You can feel a thunderstorm before it begins, how the pressure builds until you feel damp and tight with humidity. I had woken up only an hour before, having intended to watch a movie but awakening with the remote still in my hand, the television airing a nondescript show on a nondescript channel. Two-thirty in the morning. Stiff. It was still hot then.

Now I'm awake again, not remembering the thunder but knowing it had left me here with wet feet. Chris will come upstairs, ask if I want the doors closed, and I will project everything upon that moment, that moment that I do not want the doors closed. I do not want the doors closed.

Ginger will lay panting upon my bed, her short-legged heart racing to a finish line I hope it will not cross. No one likes the loud noises but me - not Lyra, not the dog, maybe not even Chris who came upstairs. And I think only that it's too soon while I listen to the drumroll of the rain, that it isn't my birthday.

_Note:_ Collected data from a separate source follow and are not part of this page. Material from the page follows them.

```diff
+def weightnorm_bwd_multi(vs, gs, invs, slabs, ldw: int, poison: Optional[torch.Tensor] = None):
+    dvs, dgs = [grad_out(v) for v in vs], [grad_out(g) for g in gs]
+    items = (L.WnbItem * len(vs))(*[L.WnbItem(ptr(v), ptr(g), ptr(inv), ptr(P), ptr(dv), ptr(dg), P.stride(0), P.shape[0],
+                                              v.shape[0], v.shape[1], ldw, 0, 0, 0)
+                                    for v, g, inv, P, dv, dg in zip(vs, gs, invs, slabs, dvs, dgs)])
+    one_tap = all(v.shape[2] == 1 for v in vs)
+    rc = lib.radmmm_weightnorm_bwd_multi(items, len(vs), 1, ptr(poison), stream()) if one_tap else -1
+    if not one_tap or (rc == -1 and b"register path" in lib.radmmm_last_error()):
+        for v, g, inv, P, dv, dg in zip(vs, gs, invs, slabs, dvs, dgs):
+            check(lib.radmmm_weightnorm_bwd(ptr(v), ptr(g), ptr(inv), ptr(P), P.shape[0], P.stride(0), ptr(dv), ptr(dg), v.shape[0],
+                                            v.shape[1], v.shape[2], ldw, 0, 0, 0, ptr(poison), stream()), "weightnorm_bwd")
+    else:
+        check(rc, "weightnorm_bwd_multi")
+    return list(zip(dvs, dgs))
 
 
 def split_f16_groups(x, gcols, groups, scale=1.0, gpitch=None, with_lo=True, sat_flag=None):
@@ -1391,6 +1423,14 @@
             gq_sums = dact_mul_rows_multi(gOUT, [R[j] for j in range(nl)], Wc, B, T, act, SG, gq_dst, [None] * nl, fa, GE, flag,
                                           [grad_out(res_p[3 * j + 2]) for j in range(nl)], defer=batch)
             gq_pre = (gq_dst, gq_sums)
+        grouped = bool(multi and pair_only and plan.wgrad_products == 1 and debug_env("RADMMM_WGRAD_GROUP", "1") != "0")
+        if grouped:
+            res_slabs = wgrad_rmh_group_slabs([(gq_dst[j][0], Hpair[j + 1][0], Wc, Wc) for j in range(nl)], B, T, 1, 1, 1.0 / SG)
+            res_g = weightnorm_bwd_multi([res_p[3 * j] for j in range(nl)], [res_p[3 * j + 1] for j in range(nl)],
+                                         [inv_r[j] for j in range(nl)], res_slabs, Wc, poison=poison)
+            for j in range(nl):
+                g_res[3 * j], g_res[3 * j + 1] = res_g[j]
+            del res_slabs
         for j in range(nl - 1, -1, -1):
             d = 2 ** j
             kt = in_p[3 * j].shape[2]
@@ -1405,12 +1445,15 @@
                     gQh, gQl = _halves(N, Wc, like=z_in)
                 gy_t, g_res[3 * j + 2] = dact_mul_transposed(gOUT, R[j], Wc, B, T, act, SG, None if use_rm else "gy", gQh, gQl, fa,
                                                              GE, flag, sum_out=grad_out(res_p[3 * j + 2]), defer=batch)
-            if use_rm:
+            if grouped:
+                slabs = None
+            elif use_rm:
                 slabs = wg_rm((gQh, gQl), Hpair[j + 1], Wc, Wc, 1, 1)
             else:
                 x_t = x_prev if x_prev is not None else transpose_split_act(H[j + 1], Wc, B, T, None, 0, 1.0, "x")
                 slabs = wgrad_h3_slabs(gy_t, x_t, Wc, Wc, Wc, 1, 1, 1.0 / SG, WPR)
-            g_res[3 * j], g_res[3 * j + 1] = weightnorm_bwd(res_p[3 * j], res_p[3 * j + 1], inv_r[j], slabs, Wc, poison=poison)
+            if not grouped:
+                g_res[3 * j], g_res[3 * j + 1] = weightnorm_bwd(res_p[3 * j], res_p[3 * j + 1], inv_r[j], slabs, Wc, poison=poison)
             keep_pair = j > 0
             nh, nlo = pre_pairs[j] if (keep_pair and j in pre_pairs) else _halves(2 * N if keep_pair else N, Wc, like=z_in)
             gch, gcl = nh[:N], nlo[:N]
```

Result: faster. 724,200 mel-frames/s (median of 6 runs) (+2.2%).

That this present isn't for me.

Wednesday, July 2, 2008

To Sleep, Perchance to Dream...

It's unfortunate, perhaps, that our dreams efficiently mirror our waking mind-states. This can mean that never will you have to spawn a bipolar existence; but, on the other hand, should you be going through a particularly mundane period of your life, your dreams will also offer no vacation.

My dreams, lately, have dealt with repetition and frustration. In one dream, I washed and broke a dozen glasses, one after another, by haphazardly placing them on a wet windowsill, my frustration mounting as each new glass shattered. In another dream, I tried to have sex with four different people (not all at once), but each time something strange and disagreeable would happen: one partner grew a rather pinocchio-like nose, except much more frightening; another sprouted thick black hair all over his face; yet another fled when I suggested she take a shower (!); and the last, I fell asleep in a pile of clothes.

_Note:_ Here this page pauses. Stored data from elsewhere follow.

template <bool SEQ, bool RG, int PW, int CW, bool XC>
__global__ void __launch_bounds__((PW + CW) * 32, (PW >= 16 ? 2 : PW >= 12 ? TILE_MIN_CTAS : 8)) decode_tile_kernel(TileArgs A) {
  extern __shared__ __align__(128) uint8_t smem_raw[];
  uint64_t* bar = reinterpret_cast<uint64_t*>(smem_raw);
  uint32_t* s8 = reinterpret_cast<uint32_t*>(smem_raw + 16);
  uint32_t* sseen = reinterpret_cast<uint32_t*>(smem_raw + 16 + TILE_CRC_BYTES);
  const uint32_t nf = (uint32_t)A.sch.n_fields;
  uint8_t* sbase = smem_raw + 16 + TILE_CRC_BYTES + TILE_SEEN_BYTES;
  DevField* sfields = reinterpret_cast<DevField*>(sbase);
  FieldTemplate* stpl = reinterpret_cast<FieldTemplate*>(sbase + ((nf * (uint32_t)sizeof(DevField) + 15u) & ~15u));
  uint8_t* snames = sbase + ((nf * (uint32_t)sizeof(DevField) + 15u) & ~15u) + ((nf * (uint32_t)sizeof(FieldTemplate) + 15u) & ~15u);
  uint8_t* tile_b = sbase + tile_schema_smem(nf, A.names_bytes);
  const uint32_t lane = threadIdx.x & 31, wid = threadIdx.x >> 5;

  uint32_t* rg_src = reinterpret_cast<uint32_t*>(tile_b + A.tile_cap + 64);
  uint32_t* rg_cnt = rg_src + (uint32_t)A.sch.n_var * 32u;
  uint32_t* rg_tot = rg_cnt + A.n_cnt * 32u;
  unsigned long long* rg_base = reinterpret_cast<unsigned long long*>(rg_tot + ((A.n_cnt + 1u) & ~1u) + 24u);
  uint32_t* rg_tile = rg_tot + ((A.n_cnt + 1u) & ~1u);
  uint32_t* sq_cnt = reinterpret_cast<uint32_t*>(tile_b + A.tile_cap + 64 + (RG ? tile_ragged_bytes((uint32_t)A.sch.n_var, A.n_cnt) : 0u));
  uint8_t* sq_tab = reinterpret_cast<uint8_t*>(sq_cnt + (uint32_t)A.sch.n_var * 64u + 4u);
  if (SEQ) for (uint32_t i = threadIdx.x; i < (uint32_t)A.sch.n_var * 64u; i += (PW + CW) * 32) sq_cnt[i] = 0u;
  uint32_t tile = blockIdx.x;
  if (RG) {
    if (threadIdx.x == 0) { rg_tile[0] = atomicAdd(A.ticket, 1u); rg_tile[1] = 0u; rg_tile[2 + PW] = 0u; }
    for (uint32_t i = threadIdx.x; i < A.n_cnt * 32u; i += ((PW + CW) * 32)) rg_cnt[i] = 0u;
    __syncthreads();
    tile = rg_tile[0];
  }
  const uint32_t row0 = tile * TILE_ROWS;
  uint32_t n_rows = A.n;
  if (A.n_dev) {
    n_rows = *A.n_dev;
    if (n_rows > A.n) {
      if (tile == 0 && threadIdx.x == 0) atomicOr(A.flags, TF_OVERFLOW | TF_FALLBACK);
// ... 20 lines not shown
  uint32_t tile_tot;
  uint32_t rbase = warp_excl_scan_u32(active ? ((stride + 111u) & ~127u) + 16u : 0u, tile_tot);
  uint32_t tile_need = tile_tot;
  if (A.slot) { rbase = lane * A.slot; tile_need = __any_sync(FULLMASK, stride > A.slot) ? 0xffffffffu : 0u; }
  if (threadIdx.x == 0 && A.tile_max) atomicMax(A.tile_max, tile_tot);
  if (tile_need > A.tile_cap) {
    if (threadIdx.x == 0) {
      atomicOr(A.flags, TF_FALLBACK);
      if (RG) {
        for (uint32_t a = 0; a < A.n_cnt; ++a) A.lb_pre[(size_t)tile * ((A.n_cnt + 3u) & ~3u) + a] = 0ull;
        __threadfence();
        st_release_u32(&A.lb_flag[tile], 2u);
      }
    }
    return;
  }
  if (wid == 0) {
    if (lane == 0) {
      mbar_init(bar, 1);
      asm volatile("fence.mbarrier_init.release.cluster;" ::: "memory");
    }
    const uint32_t total = __reduce_add_sync(FULLMASK, bulk_bytes);
    if (lane == 0) {
      mbar_expect_tx(bar, total + A.const_bytes);
      bulk_g2s(smem_raw + 16, A.consts, A.const_bytes, bar);
    }
    __syncwarp();
    if (bulk_bytes) bulk_g2s(tile_b + rbase + (b_lo - g_lo), base + b_lo, bulk_bytes, bar);
    if (active) {
      uint8_t* sl = tile_b + rbase;
      const uint32_t e1 = min(b_lo, lim);
      if (b_lo > g_lo) for (uint32_t i = mis; i < e1; ++i) sl[i - g_lo] = base[i];
      if (b_hi < g_lo + cbytes) for (uint32_t i = max(b_hi, e1); i < lim; ++i) sl[i - g_lo] = base[i];
    }
  }
  __syncthreads();
  mbar_wait(bar, 0);

  const uint32_t len = flen - 16;
  const uint32_t pay = rbase + head + 12;
  const uint32_t end = pay + len;
  const uint32_t g0 = (off - head) - rbase;
  Tile T;
  T.b = tile_b;
  asm volatile("mov.u32 %0, %1;" : "=r"(T.s) : "r"(smem_u32(tile_b)) : "memory");

  if (wid >= PW) {
    const uint32_t cw = wid - PW;
// ... 33 lines not shown
    return;
  }

  bool bad = false;
  uint32_t skip = wid;
  uint32_t shape_bad = 0;
  unsigned long long seen_lo = 0, seen_hi = 0;
  if (active) {
    uint32_t p = pay, L = 0;
    uint32_t cend = end, fl_start = end, fl_end = end;
    if (len < 2 || T.u8(p) != 0x0A) bad = true;
    else {
      ++p;
      if (!t_len(T, p, end, L) || end - p < L) bad = true;
      else if (!SEQ) { if (p + L != end) bad = true; }
      else {
        cend = p + L;
        uint32_t q = cend, L2 = 0;
        if (q >= end || T.u8(q) != 0x12) bad = true;
        else { ++q; if (!t_len(T, q, end, L2) || q + L2 != end) bad = true; else { fl_start = q; fl_end = end; } }
      }
    }
    uint32_t next_f = wid;
    while (!bad && p < cend) {
      for (bool wide = true; wide;) {
        wide = false;
        while (skip && p < cend) {
          const int32_t b1 = T.i8(p + 1);
          if (b1 < 0) { wide = true; break; }
          p += 2u + (uint32_t)b1;
          --skip;
        }
        if (wide) {
          uint32_t q = p + 1, el;
          if (!t_len(T, q, cend, el)) { bad = true; break; }
          p = q + el;
          --skip;
        }
      }
      if (bad || p >= cend) break;
      skip = PW - 1;
      uint32_t eend, kind, llen;
      int f = -1;
      bool located = false;
      if (next_f < nf && stpl[next_f].n_words) {
        const FieldTemplate& tp = stpl[next_f];
        const uint32_t klen = tp.klen;
        const uint32_t ab = p & ~3u, sh = (p & 3u) * 8;
        uint32_t aw[TILE_TPL_WORDS + 1];
#pragma unroll
        for (int w = 0; w <= TILE_TPL_WORDS; ++w) aw[w] = T.w32(ab + 4 * w);
        uint32_t diff = 0, u0 = 0;
#pragma unroll
        for (int w = 0; w < TILE_TPL_WORDS; ++w) {
          const uint32_t u = __funnelshift_r(aw[w], aw[w + 1], sh);
          if (w == 0) u0 = u;
          diff |= (u ^ tp.words[w]) & tp.mask[w];
        }
        const uint32_t elen = (u0 >> 8) & 0xff, vl = T.u8(p + 5 + klen), ll = T.u8(p + 7 + klen);
        if (diff == 0 && elen < 0x80 && elen == klen + 4 + vl && vl == ll + 2 && p + 2 + elen <= cend) {
          f = (int)next_f; eend = p + 2 + elen; located = true;
          kind = tp.kind; llen = ll;
          p += klen + 8;
        }
      }
      if (!located) {
        uint32_t elen, klen, vlen;
        if (T.u8(p) != 0x0A) { bad = true; break; }
        ++p;
        if (!t_len(T, p, cend, elen) || cend - p < elen) { bad = true; break; }
        eend = p + elen;
        if (p >= eend || T.u8(p) != 0x0A) { bad = true; break; }
        ++p;
        if (!t_len(T, p, eend, klen) || eend - p < klen) { bad = true; break; }
        const uint32_t key = p;
        p += klen;
        if (p >= eend || T.u8(p) != 0x12) { bad = true; break; }
        ++p;
        if (!t_len(T, p, eend, vlen) || p + vlen != eend) { bad = true; break; }
        uint32_t hi = 0;
        for (uint32_t i = 0; i < klen; ++i) hi |= T.u8(key + i);
        if (hi >= 0x80 && !utf8_valid(T.b + key, klen)) { bad = true; break; }
        uint32_t h = name_hash(T.b + key, klen);
        uint32_t slot = h & (uint32_t)A.sch.ht_mask;
        for (;;) {
          int cand = A.sch.ht[slot];
          if (cand < 0) break;
          if (sfields[cand].hash == h && sfields[cand].name_len == klen) {
            const uint8_t* nm = snames + sfields[cand].name_off;
            uint32_t diff = 0;
            for (uint32_t i = 0; i < klen; ++i) diff |= T.u8(key + i) ^ nm[i];
            if (diff == 0) { f = cand; break; }
          }
          slot = (slot + 1) & (uint32_t)A.sch.ht_mask;
// ... 36 lines not shown
            for (uint32_t i = 0; i < bl; ++i) acc |= T.u8(p + i);
            if (acc >= 0x80 && !utf8_valid(T.b + p, bl)) {
              if (RG && XC && A.uniform_len[fd->var_slot] == TILE_RAGGED) xcode = true;
              else {
                if (RG && A.uniform_len[fd->var_slot] == TILE_RAGGED) atomicOr(A.flags, TF_XCODE);
                bad = true; break;
              }
            }
          }
          if (n == 0) { first_off = lp + g0; first_len = bl; first_data = p; }
          ++n; total += bl;
          p += bl;
        }
        if (bad) break;
        if (fd) {
          if (fd->depth == 0) {
            if (n == 0) { bad = true; break; }
            const int32_t ul = A.uniform_len[fd->var_slot];
            if (RG && ul == TILE_RAGGED) {
              rg_src[fd->var_slot * 32 + lane] = first_data | (xcode ? 0x80000000u : 0u);
              rg_cnt[fd->cnt_slot * 32 + lane] = first_len;
              if (xcode) atomicOr(&sseen[161], 1u);
            } else if (ul >= 0) {
              if ((uint32_t)ul != first_len) shape_bad = 1;
              else {
                uint8_t* dst = reinterpret_cast<uint8_t*>(A.var_values[fd->var_slot]) + (size_t)row * (uint32_t)ul;
                if ((ul & 15) == 0) {
                  for (uint32_t i = 0; i < (uint32_t)ul; i += 16) {
                    uint4 v;
                    v.x = t_u32(T, first_data + i); v.y = t_u32(T, first_data + i + 4); v.z = t_u32(T, first_data + i + 8); v.w = t_u32(T, first_data + i + 12);
                    *reinterpret_cast<uint4*>(dst + i) = v;
                  }
                } else for (uint32_t i = 0; i < (uint32_t)ul; ++i) dst[i] = T.u8(first_data + i);
              }
            } else {
              A.cnt[(size_t)fd->cnt_slot * A.n + row] = first_len;
              A.src[(size_t)fd->var_slot * A.n + row] = first_off;
              A.cflag[(size_t)fd->var_slot * A.n + row] = CF_CANON;
            }
          } else {
            if (RG && A.uniform_len[fd->var_slot] == TILE_RAGGED) {
              if (xcode) atomicOr(&sseen[161], 1u);
              rg_src[fd->var_slot * 32 + lane] = body | (xcode ? 0x80000000u : 0u);
              rg_cnt[fd->cnt_slot * 32 + lane] = n;
              rg_cnt[(fd->cnt_slot + 1) * 32 + lane] = total;
            } else {
            A.cnt[(size_t)fd->cnt_slot * A.n + row] = n;
            A.cnt[(size_t)(fd->cnt_slot + 1) * A.n + row] = total;
            A.src[(size_t)fd->var_slot * A.n + row] = body + g0;
            A.cflag[(size_t)fd->var_slot * A.n + row] = CF_CANON;
            }
          }
        }
      } else {
        uint32_t plen = 0, pk = p;
        if (llen != 0) {
          if (T.u8(p) != 0x0A) { bad = true; break; }
          ++p;
          if (!t_len(T, p, eend, plen) || p + plen != eend) { bad = true; break; }
          pk = p;
        }
        uint32_t n;
        uint64_t v0 = 0;
        if (kind == K_FLOAT) {
          if (plen & 3) { bad = true; break; }
          n = plen >> 2;
        } else {
          n = 0;
          if (plen >= 1 && plen <= 8) {
            const uint32_t w0 = t_u32(T, pk), w1 = plen > 4 ? t_u32(T, pk + 4) : 0u;
            unsigned long long x = ((unsigned long long)w1 << 32) | w0;
            const unsigned long long live = ~0ull >> (64 - 8 * plen);
            const unsigned long long term = ~x & 0x8080808080808080ull & live;
            if (!((term >> (8 * plen - 1)) & 1)) { bad = true; break; }
            n = (uint32_t)__popcll(term);
            const uint32_t k0 = (uint32_t)__ffsll((long long)term);
            x &= (~0ull >> (64 - k0)) & 0x7f7f7f7f7f7f7f7full;
            x = ((x & 0x7f007f007f007f00ull) >> 1) | (x & 0x007f007f007f007full);
            x = ((x & 0x3fff00003fff0000ull) >> 2) | (x & 0x00003fff00003fffull);
            x = ((x & 0x0fffffff00000000ull) >> 4) | (x & 0x000000000fffffffull);
            v0 = x;
          } else {
            uint32_t run = 0;
            for (uint32_t i = 0; i < plen; ++i) {
              uint32_t b = T.u8(pk + i);
              if (n == 0) v0 |= (uint64_t)(b & 0x7f) << (7 * run);
              if (b & 0x80) { if (++run >= 10) { bad = true; break; } } else { ++n; run = 0; }
            }
            if (bad || run) { bad = true; break; }
          }
        }
        if (fd) {
          if (fd->depth == 0) {
            if (n == 0) { bad = true; break; }
            void* vp = A.fix_values[fd->fix_slot];
            if (kind == K_FLOAT) {
              uint32_t bits = t_u32(T, pk);
              if (fd->elem_type == TFR_T_FLOAT32) reinterpret_cast<uint32_t*>(vp)[row] = bits;
              else reinterpret_cast<double*>(vp)[row] = (double)__uint_as_float(bits);
            } else {
              if (fd->elem_type == TFR_T_INT64) reinterpret_cast<int64_t*>(vp)[row] = (int64_t)v0;
              else reinterpret_cast<int32_t*>(vp)[row] = (int32_t)(uint32_t)v0;
            }
          } else {
            const int32_t ul = A.uniform_len[fd->var_slot];
            if (RG && ul == TILE_RAGGED) {
              rg_src[fd->var_slot * 32 + lane] = pk;
              rg_cnt[fd->cnt_slot * 32 + lane] = n;
            } else if (ul >= 0) {
              if ((uint32_t)ul != n) shape_bad = 1;
              else if (kind == K_FLOAT) {
                if (fd->elem_type == TFR_T_FLOAT32) {
                  uint32_t* dst = reinterpret_cast<uint32_t*>(A.var_values[fd->var_slot]) + (size_t)row * n;
                  if ((n & 3) == 0) {
                    for (uint32_t i = 0; i < n; i += 4) {
                      uint4 v;
                      v.x = t_u32(T, pk + 4 * i); v.y = t_u32(T, pk + 4 * i + 4); v.z = t_u32(T, pk + 4 * i + 8); v.w = t_u32(T, pk + 4 * i + 12);
                      *reinterpret_cast<uint4*>(dst + i) = v;
                    }
                  } else for (uint32_t i = 0; i < n; ++i) dst[i] = t_u32(T, pk + 4 * i);
                } else {
                  double* dst = reinterpret_cast<double*>(A.var_values[fd->var_slot]) + (size_t)row * n;
                  for (uint32_t i = 0; i < n; ++i) dst[i] = (double)__uint_as_float(t_u32(T, pk + 4 * i));
                }
              } else {
                uint32_t q = pk;
                for (uint32_t e = 0; e < n; ++e) {
                  uint64_t v = 0; uint32_t sh = 0;
                  for (;;) { uint32_t b = T.u8(q++); v |= (uint64_t)(b & 0x7f) << sh; sh += 7; if (b < 0x80) break; }
                  if (fd->elem_type == TFR_T_INT64) reinterpret_cast<int64_t*>(A.var_values[fd->var_slot])[(size_t)row * n + e] = (int64_t)v;
                  else reinterpret_cast<int32_t*>(A.var_values[fd->var_slot])[(size_t)row * n + e] = (int32_t)(uint32_t)v;
                }
              }
            } else {
              A.cnt[(size_t)fd->cnt_slot * A.n + row] = n;
              A.src[(size_t)fd->var_slot * A.n + row] = pk + g0;
              A.cflag[(size_t)fd->var_slot * A.n + row] = CF_CANON;
            }
          }
        }
      }
      p = eend;
// ... 351 lines not shown
  {
    const bool row_bad = (sseen[160] >> lane) & 1u;
    uint32_t all[4];
#pragma unroll
    for (int k = 0; k < 4; ++k) all[k] = sseen[lane * 4 + k];
    const uint32_t act_mask = __ballot_sync(FULLMASK, active);
    for (uint32_t f = wid; f < nf; f += PW) {
      const uint32_t wsel = f < 32 ? all[0] : f < 64 ? all[1] : f < 96 ? all[2] : all[3];
      const bool present = (wsel >> (f & 31)) & 1;
      const uint32_t m = __ballot_sync(FULLMASK, present && active);
      if (SEQ && active && present && sfields[f].depth == 2 && A.cnt) {
        const DevField& fd = sfields[f];
        A.cnt[(size_t)(fd.cnt_slot + 1) * A.n + row] = sq_cnt[(fd.var_slot * 32 + lane) * 2];
        if (fd.n_levels == 3) A.cnt[(size_t)(fd.cnt_slot + 2) * A.n + row] = sq_cnt[(fd.var_slot * 32 + lane) * 2 + 1];
      }
      if (active && !present && sfields[f].elem_type != TFR_T_NULL) {
        const DevField& fd = sfields[f];
        if (!fd.nullable) bad = true;
        if (fd.fix_slot >= 0) {
          void* vp = A.fix_values[fd.fix_slot];
          if (fd.width == 8) reinterpret_cast<uint64_t*>(vp)[row] = 0; else reinterpret_cast<uint32_t*>(vp)[row] = 0;
        } else if (fd.var_slot >= 0) {
          const int32_t ul = A.uniform_len[fd.var_slot];
          if (ul > 0 && !row_bad) shape_bad = 1;
          else if (ul == -1) for (int l = 0; l < fd.n_levels; ++l) A.cnt[(size_t)(fd.cnt_slot + l) * A.n + row] = 0;
        }
      }
      if (lane == 0) {
        reinterpret_cast<uint32_t*>(A.bitmaps + (size_t)f * A.nb_stride)[tile] = m;
        const uint32_t nulls = __popc(act_mask & ~m);
        if (nulls) atomicAdd(&A.null_counts[f], (unsigned long long)nulls);
      }
    }
  }
  if (bad) atomicOr(A.flags, TF_FALLBACK);
  if (shape_bad) atomicOr(A.flags, TF_SHAPE | TF_FALLBACK);
}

For a while, from about mid-March until quite recently, I wasn't sleeping. When I did sleep, it was restless and for months I hadn't been able to remember my dreams. Perhaps that's why they stand out so clearly to me now, these strange but frustrating dreams: very much like real life but exaggerated and with bonus special-effects. Yet in my dreams I am much more conscious of the forces at work than I am in waking life, despite being unable to change the inevitable outcome of whatever path I've taken: I'm aware in these dreams that I'm missing a piece of information or that I'm not looking at the situation in the proper way to achieve clarity. In waking life I merely bumble about. I may be suspicious that I'm missing something, but then again, we're all missing something - it's just whether that something is particularly relevant to what we need to know. Or what we want to know.

Right now, I'm awake. It's five twenty-five in the morning; still cool out. I think I'll make some tea.